## ASSIGNED TASK
What is needed is a faithful copy of all the records.

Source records
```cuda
template <int NT, class IO>
__device__ __forceinline__ void step_core(const KernelArgs& a, const WarpScratch& ws, const Lane& L, IO& io) {
  const Consts& c = a.c;
  constexpr bool kF64 = io_action64<IO>::value;
  constexpr bool kPlain = io_plain<IO>::value;

  Uav u = io.load_uav();
  float2 act = make_float2(0.f, 0.f);
  double2 act64 = make_double2(0.0, 0.0);
  if constexpr (kF64) act64 = io.load_action64();
  else act = io.load_action();
  const int steps_new = io.load_steps() + 1;
  io.loads_done();
  if constexpr (!kF64 && !kPlain) {
    if (a.io.action_mode != UAVCA_ACTION_CARTESIAN) act = map_action(act, a.io.action_mode, c);
  }

  const bool parked = (u.flags & UAVCA_FLAG_PARKED) != 0u;
  const float ox = u.px, oy = u.py;

  {
    double vx = u.vx, vy = u.vy;
    float px = u.px, py = u.py;
    if constexpr (kF64) integrate(act64.x, act64.y, vx, vy, px, py, c);
    else integrate((double)act.x, (double)act.y, vx, vy, px, py, c);
    if (!parked) { u.vx = vx; u.vy = vy; u.px = px; u.py = py; }
  }
  const Own w = own_features(c, u.px, u.py, u.tx, u.ty, u.vx, u.vy);
  const float dist = parked ? 0.f : w.dist;
  const float prev_d = parked ? 0.f : u.prev;

  float r;
  {
    const float inv_init = rcp_approx(u.init);
    const float m = fminf(c.vm2_f * inv_init, 1.0f);
    r = fmaf(50.0f * c.inv_vm2_f, __fsub_rn(prev_d, dist), -0.01f * m);
    const float q = dist * inv_init * (1.0f / 1.5f);
    r *= (r > 0.0f) ? (1.0f - q) : (1.0f + q);
    r = fmaf(-0.01f * 3.14159274101257324f, fabsf(w.dth_u), r);
  }

  float smin;
  const ObsTail tail = scan_neighbours<NT>(c, ws, L, u.px, u.py, ox, oy, w.th_u, smin);

  const bool collision = smin <= c.s_coll_le;
  r = collision ? -2.0f : r;
  const bool hard = (smin <= c.s_hard_le) & ((u.flags & (UAVCA_FLAG_PARKED | UAVCA_FLAG_COLLIDED)) == 0u) & L.valid;
  if (hard) u.flags |= UAVCA_FLAG_COLLIDED;

  const bool inside = (u.px >= c.lox_f) & (u.px <= c.hix_f) & (u.py >= c.loy_f) & (u.py <= c.hiy_f);
  const bool reached = (parked ? true : (w.ssq < c.s_reach_lt)) & !collision & (w.vsq < c.reach_speed_sq);
  const bool newly_reached = reached & !parked & L.valid;
  const bool done = (reached | (!inside & (a.io.evaluate == 0))) & L.valid;
  double vsq_obs = w.vsq;
  if (reached) {
    u.flags |= UAVCA_FLAG_PARKED;
    const double2 fv = finish_velocity(u.vx, u.vy, w.vsq);
    u.vx = fv.x; u.vy = fv.y;
    r += 10.0f;
    vsq_obs = sq64(u.vx, u.vy);
  }
  u.prev = dist;

  {
    float2 o01, o23;
    obs_own(c, w, vsq_obs, o01, o23);
    io.put_own(o01, o23);
    io.put_neighbours(tail);
  }
  io.store_reward_done(r, done);

  const unsigned done_env = (__ballot_sync(kFull, done) >> L.base) & L.envmask;
  const bool rs = (((done_env & c.rs_any_mask) != 0u) | (((done_env ^ L.envmask) | c.rs_all_off) == 0u) |
                   (steps_new >= c.steps_limit)) & L.valid;
  const bool leader = L.valid & (L.i == 0);
  if (leader) io.store_reset(rs);
  if (!kPlain && c.track_scores) {
    const float live = env_sum((done | !L.valid) ? 0.0f : r, L);
    if (leader) {
      double2 sc = a.s.score[L.env];
      sc.x += (double)r;
      sc.y += (double)live;
      a.s.score[L.env] = sc;
    }
  }
  const bool bad = (!(fabsf(r) <= 3.4e38f) | !(fabsf(u.px) + fabsf(u.py) <= 3.4e38f)) & L.valid;

  if (!__any_sync(kFull, rs | newly_reached | hard | bad)) {
    io.store_steps(steps_new, leader);
    io.commit_obs();
    if (io.wants_final()) io.commit_final();
    io.store_state(u);
    return;
  }

  const unsigned ev_reach = __ballot_sync(kFull, newly_reached), ev_coll = __ballot_sync(kFull, hard);
  const int reach_inc = __popc((ev_reach >> L.base) & L.envmask), coll_inc = __popc((ev_coll >> L.base) & L.envmask);
  {
    const unsigned ev_bad = __ballot_sync(kFull, bad);
    if (ev_bad != 0u && L.lane == 0) atomicAdd(a.s.stats + 6, (unsigned long long)__popc(ev_bad));
  }
  if (io.wants_final()) io.commit_final();
  if (!__any_sync(kFull, rs)) {
    io.store_steps(steps_new, leader);
    if (leader) {
      if (reach_inc) a.s.reach[L.env] += reach_inc;
      if (coll_inc) a.s.coll[L.env] += coll_inc;
    }
    io.commit_obs();
    io.store_state(u);
    return;
  }
  unsigned episode = 0;
  if (leader) episode = a.s.episode[L.env];
  episode = __shfl_sync(kFull, episode, L.base);
  if (leader) {
    if (rs) {
      if (episode > 0u) {
        atomicAdd(a.s.stats + 0, 1ull);
        atomicAdd(a.s.stats + 1, (unsigned long long)(a.s.reach[L.env] + reach_inc));
        atomicAdd(a.s.stats + 2, (unsigned long long)(a.s.coll[L.env] + coll_inc));
        atomicAdd(a.s.stats + 3, (unsigned long long)steps_new);
        if (c.track_scores) fold_scores(a.s, L.env);
      }
      a.s.reach[L.env] = 0; a.s.coll[L.env] = 0;
      a.s.episode[L.env] = episode + 1u;
    } else {
      if (reach_inc) a.s.reach[L.env] += reach_inc;
      if (coll_inc) a.s.coll[L.env] += coll_inc;
    }
  }
  io.store_steps(rs ? 0 : steps_new, leader);
  Uav nu = u;
  reset_multi(a, L, rs, episode, nu);
  const ObsRow no = observe_state<NT>(c, ws, L, nu);
  if (rs) {
    u = nu;
    io.put_own(no.o01, no.o23);
    io.put_neighbours(no.n);
  }
  io.commit_obs();
  io.store_state(u);
  if (rs) io.store_target(u);
}

}
```

Before: 56.30 billion.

## WRITTEN RESPONSE
```cuda
template <int NT, class IO>
__device__ __forceinline__ void step_core(const KernelArgs& a, const WarpScratch& ws, const Lane& L, IO& io) {
  const Consts& c = a.c;
  constexpr bool kF64 = io_action64<IO>::value;
  constexpr bool kPlain = io_plain<IO>::value;

  Uav u = io.load_uav();
  float2 act = make_float2(0.f, 0.f);
  double2 act64 = make_double2(0.0, 0.0);
  if constexpr (kF64) act64 = io.load_action64();
  else act = io.load_action();
  const int steps_new = io.load_steps() + 1;
  io.loads_done();
  if constexpr (!kF64 && !kPlain) {
    if (a.io.action_mode != UAVCA_ACTION_CARTESIAN) act = map_action(act, a.io.action_mode, c);
  }

  const bool parked = (u.flags & UAVCA_FLAG_PARKED) != 0u;
  const float ox = u.px, oy = u.py;

  {
    double vx = u.vx, vy = u.vy;
    float px = u.px, py = u.py;
    if constexpr (kF64) integrate(act64.x, act64.y, vx, vy, px, py, c);
    else integrate((double)act.x, (double)act.y, vx, vy, px, py, c);
    if (!parked) { u.vx = vx; u.vy = vy; u.px = px; u.py = py; }
  }
  const Own w = own_features(c, u.px, u.py, u.tx, u.ty, u.vx, u.vy);
  const float dist = parked ? 0.f : w.dist;
  const float prev_d = parked ? 0.f : u.prev;

  float r;
  {
    const float inv_init = rcp_approx(u.init);
    const float m = fminf(c.vm2_f * inv_init, 1.0f);
    r = fmaf(50.0f * c.inv_vm2_f, __fsub_rn(prev_d, dist), -0.01f * m);
    const float q = dist * inv_init * (1.0f / 1.5f);
    r *= (r > 0.0f) ? (1.0f - q) : (1.0f + q);
    r = fmaf(-0.01f * 3.14159274101257324f, fabsf(w.dth_u), r);
  }

  float smin;
  const ObsTail tail = scan_neighbours<NT>(c, ws, L, u.px, u.py, ox, oy, w.th_u, smin);

  const bool collision = smin <= c.s_coll_le;
  r = collision ? -2.0f : r;
  const bool hard = (smin <= c.s_hard_le) & ((u.flags & (UAVCA_FLAG_PARKED | UAVCA_FLAG_COLLIDED)) == 0u) & L.valid;
  if (hard) u.flags |= UAVCA_FLAG_COLLIDED;

  const bool inside = (u.px >= c.lox_f) & (u.px <= c.hix_f) & (u.py >= c.loy_f) & (u.py <= c.hiy_f);
  const bool reached = (parked ? true : (w.ssq < c.s_reach_lt)) & !collision & (w.vsq < c.reach_speed_sq);
  const bool newly_reached = reached & !parked & L.valid;
  const bool done = (reached | (!inside & (a.io.evaluate == 0))) & L.valid;
  double vsq_obs = w.vsq;
  if (reached) {
    u.flags |= UAVCA_FLAG_PARKED;
    const double2 fv = finish_velocity(u.vx, u.vy, w.vsq);
    u.vx = fv.x; u.vy = fv.y;
    r += 10.0f;
    vsq_obs = sq64(u.vx, u.vy);
  }
  u.prev = dist;

  {
    float2 o01, o23;
    obs_own(c, w, vsq_obs, o01, o23);
    io.put_own(o01, o23);
    io.put_neighbours(tail);
  }
  io.store_reward_done(r, done);

  const unsigned done_env = (__ballot_sync(kFull, done) >> L.base) & L.envmask;
  const bool rs = (((done_env & c.rs_any_mask) != 0u) | (((done_env ^ L.envmask) | c.rs_all_off) == 0u) |
                   (steps_new >= c.steps_limit)) & L.valid;
  const bool leader = L.valid & (L.i == 0);
  if (leader) io.store_reset(rs);
  if (!kPlain && c.track_scores) {
    const float live = env_sum((done | !L.valid) ? 0.0f : r, L);
    if (leader) {
      double2 sc = a.s.score[L.env];
      sc.x += (double)r;
      sc.y += (double)live;
      a.s.score[L.env] = sc;
    }
  }
  const bool bad = (!(fabsf(r) <= 3.4e38f) | !(fabsf(u.px) + fabsf(u.py) <= 3.4e38f)) & L.valid;

  if (!__any_sync(kFull, rs | newly_reached | hard | bad)) {
    io.store_steps(steps_new, leader);
    io.commit_obs();
    if (io.wants_final()) io.commit_final();
    io.store_state(u);
    return;
  }

  const unsigned ev_reach = __ballot_sync(kFull, newly_reached), ev_coll = __ballot_sync(kFull, hard);
  const int reach_inc = __popc((ev_reach >> L.base) & L.envmask), coll_inc = __popc((ev_coll >> L.base) & L.envmask);
  {
    const unsigned ev_bad = __ballot_sync(kFull, bad);
    if (ev_bad != 0u && L.lane == 0) atomicAdd(a.s.stats + 6, (unsigned long long)__popc(ev_bad));
  }
  if (io.wants_final()) io.commit_final();
  if (!__any_sync(kFull, rs)) {
    io.store_steps(steps_new, leader);
    if (leader) {
      if (reach_inc) a.s.reach[L.env] += reach_inc;
      if (coll_inc) a.s.coll[L.env] += coll_inc;
    }
    io.commit_obs();
    io.store_state(u);
    return;
  }
  unsigned episode = 0;
  if (leader) episode = a.s.episode[L.env];
  episode = __shfl_sync(kFull, episode, L.base);
  if (leader) {
    if (rs) {
      if (episode > 0u) {
        atomicAdd(a.s.stats + 0, 1ull);
        atomicAdd(a.s.stats + 1, (unsigned long long)(a.s.reach[L.env] + reach_inc));
        atomicAdd(a.s.stats + 2, (unsigned long long)(a.s.coll[L.env] + coll_inc));
        atomicAdd(a.s.stats + 3, (unsigned long long)steps_new);
        if (c.track_scores) fold_scores(a.s, L.env);
      }
      a.s.reach[L.env] = 0; a.s.coll[L.env] = 0;
      a.s.episode[L.env] = episode + 1u;
    } else {
      if (reach_inc) a.s.reach[L.env] += reach_inc;
      if (coll_inc) a.s.coll[L.env] += coll_inc;
    }
  }
  io.store_steps(rs ? 0 : steps_new, leader);
  Uav nu = u;
  reset_multi(a, L, rs, episode, nu);
  const ObsRow no = observe_state<NT>(c, ws, L, nu);
  if (rs) {
    u = nu;
    io.put_own(no.o01, no.o23);
    io.put_neighbours(no.n);
  }
  io.commit_obs();
  io.store_state(u);
  if (rs) io.store_target(u);
}

}
```

Before: 56.30 billion.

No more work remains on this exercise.